Records for this exercise:

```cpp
extern "C" int gcc_bnact_bwd(const gcc_bnact_bwd_t* p, const void* x, int ldx, int xoff, const void* y, int ldy, int yoff,
                             const void* g1, int ldg1, int g1off, const void* g2, int ldg2, int g2off, void* dx, int lddx,
                             int dxoff, int C, size_t pixels, void* ws, size_t ws_bytes, gcc_stream_t stream) {
    GCC_ENTER();
    return gcc_bnact_bwd_ex(p, GCC_ACT_NONE, 0.f, x, ldx, xoff, y, ldy, yoff, g1, ldg1, g1off, g2, ldg2, g2off, dx, lddx,
                            dxoff, C, pixels, ws, ws_bytes, stream);
}

extern "C" size_t gcc_channel_sum_workspace(int C, size_t pixels) {
    Layout L;
    if (C <= 0 || !make_layout(C, &L)) return 0;
    return (size_t)bwd_blocks(pixels, L) * ((C + 7) & ~7) * sizeof(float);
}

extern "C" int gcc_channel_sum(const void* x, int ld, int off, int C, size_t pixels, float* out, int accumulate,
                               void* ws, size_t ws_bytes, gcc_stream_t stream) {
    GCC_ENTER();
    if (!x || !out || !ws || C <= 0 || pixels == 0 || !aligned8(ld, off)) return GCC_ERR_BAD_ARG;
    if (ws_bytes < gcc_channel_sum_workspace(C, pixels)) return GCC_ERR_WORKSPACE;
    SumArgs a;
    a.x = (const bf16_t*)x; a.ld = ld; a.off = off; a.C = C; a.C8 = (C + 7) & ~7; a.pixels = pixels;
    a.partial = (float*)ws;
    if (!make_layout(C, &a.L)) return GCC_ERR_UNSUPPORTED;
    const int blocks = bwd_blocks(pixels, a.L);
    hipStream_t st = (hipStream_t)stream;
    if (pixels <= SUM_SMALL_MAX_PIXELS && gcc_opt(GCC_OPT_BN_BWD_SMALL)) {
        hipLaunchKernelGGL(channel_sum_small_kernel, dim3(a.C8 / 8), dim3(SUM_SMALL_NT), 0, st, a, out, accumulate);
        GCC_CHECK_LAUNCH();
        return GCC_OK;
    }
    hipLaunchKernelGGL(channel_sum_kernel, dim3(blocks), dim3(256), 0, st, a);
    GCC_CHECK_LAUNCH();
    hipLaunchKernelGGL(channel_sum_finalize_kernel, dim3((C + 31) / 32), dim3(1024), 0, st, (const float*)ws, blocks, C,
                       a.C8, out, accumulate);
    GCC_CHECK_LAUNCH();
    return GCC_OK;
}

extern "C" int gcc_channel_sum_group(const gcc_chansum_item_t* items, int n, gcc_stream_t stream) {
    GCC_ENTER();
    if (!items || n < 1 || n > GCC_CHANSUM_GROUP_MAX) return GCC_ERR_BAD_ARG;
// ... 44 lines not shown
```

### gcc_amd/engine.py

```python

import ctypes

import torch
import torch.nn as nn

from . import _lib, ops
from .ops import ACT_LRELU, ACT_NONE, ACT_RELU, ACT_TANH

LRELU = 0.2
OVERLAP_WGRAD = True


def overlap_wgrad_default(world):
    return world <= 1
WGRAD_GROUP_MAX_UNITS = 20000


class FlatParams:

    def __init__(self, params, device, layout=None):
        self.params = [p for p in params]
        if layout is None:
            layout = [self.params]
        placed = [p for seg in layout for p in seg]
# ... 884 lines not shown
                    _, stats = self.conv[li].forward(src, c.c[li], want_stats=True,
                                                     bn=ops.bn_desc(self.bn[li].bn, c.st[li], n, self.device, running=False))
                    c.deferred.append((li, stats, n))
                elif train:
                    self.conv[li].forward(src, c.c[li], want_stats=True, bn=self.bn[li].desc(c.st[li], n, self.device))
                else:
                    _, stats = self.conv[li].forward(src, c.c[li], want_stats=True)
                    self.bn[li].finalize(stats, n, c.st[li], train)
                ops.bnact_fwd(c.c[li], c.y[li], scale=c.st[li].scale, shift=c.st[li].shift, gate=self.mask[li], act=ACT_LRELU)
            src = c.y[li]
        self.conv[L - 1].forward(src, c.pred)
        c.train = train
        return c.pred

    def apply_deferred_running(self, c):
        for li, stats, n in getattr(c, 'deferred', []):
            stats.record_stream(ops.current_stream())
            self.bn[li].finalize(stats, n, c.st[li], True)
        c.deferred = []

    def backward(self, c, has_pred_grad=True, g_feat=None, wgrad=True, agrad=False, need_dx=True, gslot=0, dalpha=None):
        L = self.L
        G = self._gbufs(c.N, c.H, c.W, gslot)
        assert gslot == 0 or not wgrad

        def agrad_of(li):
            if not agrad or self.gate[li] is None:
                return None
            return dalpha[li] if dalpha is not None else self.gate[li].alpha.grad
        if g_feat is None:
            g_feat = [None, None]
        feat_of = {1: g_feat[0], 3: g_feat[1]}
        wg = WgradCollector(self, c)
        if has_pred_grad:
            if wgrad:
                wg.add(self.conv[L - 1], c.y[L - 2], G.layer[L - 1], seg=0)
            self.conv[L - 1].backward_data(G.layer[L - 1], G.layer[L - 2])
        for li in range(L - 2, 0, -1):
            g1, g2 = G.layer[li], feat_of.get(li)
            if li == L - 2 and not has_pred_grad:
                assert g2 is not None, 'nothing to back-propagate'
                g1, g2 = g2, None
            gate = self.gate[li]
            if self.inorm[li]:
                if g2 is None and c.hs[li][0] * c.hs[li][1] <= ops.INORM_FUSED_MAX_HW:
                    ops.inorm_bwd(c.c[li], c.y[li], g1, G.layer[li], c.st[li], act=ACT_LRELU)
                else:
                    ops.bnact_bwd(c.c[li], c.y[li], g1, G.layer[li], g2=g2, bn=c.st[li], act=ACT_LRELU, act2=ACT_LRELU, groups=c.N)
            else:
                bn = self.bn[li].bn
                ops.bnact_bwd(c.c[li], None, g1, G.layer[li], g2=g2, bn=c.st[li], gamma=bn.weight.data, beta=bn.bias.data,
                              gate=self.mask[li], act=ACT_LRELU, act2=ACT_LRELU, dgamma=bn.weight.grad if wgrad else None,
                              dbeta=bn.bias.grad if wgrad else None,
                              dalpha=agrad_of(li))
            src = c.g0 if li == 1 else c.y[li - 1]
            if wgrad:
                wg.add(self.conv[li], src, G.layer[li], seg=L - 1 - li)
            self.conv[li].backward_data(G.layer[li], G.layer[li - 1])
        gate = self.gate[0]
        b0 = self.conv[0].bias
        ops.bnact_bwd(c.a0, None, G.layer[0], G.layer[0], gate=self.mask[0], gate_after_act=True, in_act=ACT_LRELU,
                      dalpha=agrad_of(0),
                      dbeta=b0.grad if (wgrad and b0 is not None) else None)
        if wgrad:
            wg.add(self.conv[0], c.x_in, G.layer[0], seg=L - 1, bias_done=True)
        dx = None
        if need_dx:
            self.conv[0].backward_data(G.layer[0], G.x_in)
            dx = G.x_in
        wg.flush('all')
        ops.SideStream.get(self.device).join()
        return dx


class DWOp:

    def __init__(self, conv):
# ... 1655 lines not shown
```

### gcc_amd/ops.py

```python
import ctypes as C
import os
import threading

import torch

from . import _lib
from ._lib import ACT_LRELU, ACT_NONE, ACT_RELU, ACT_TANH, check

_ws_cache = {}
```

Task instructions: Using the listing above, count the lines that contain the word "extern" and state only that number.

Response: 4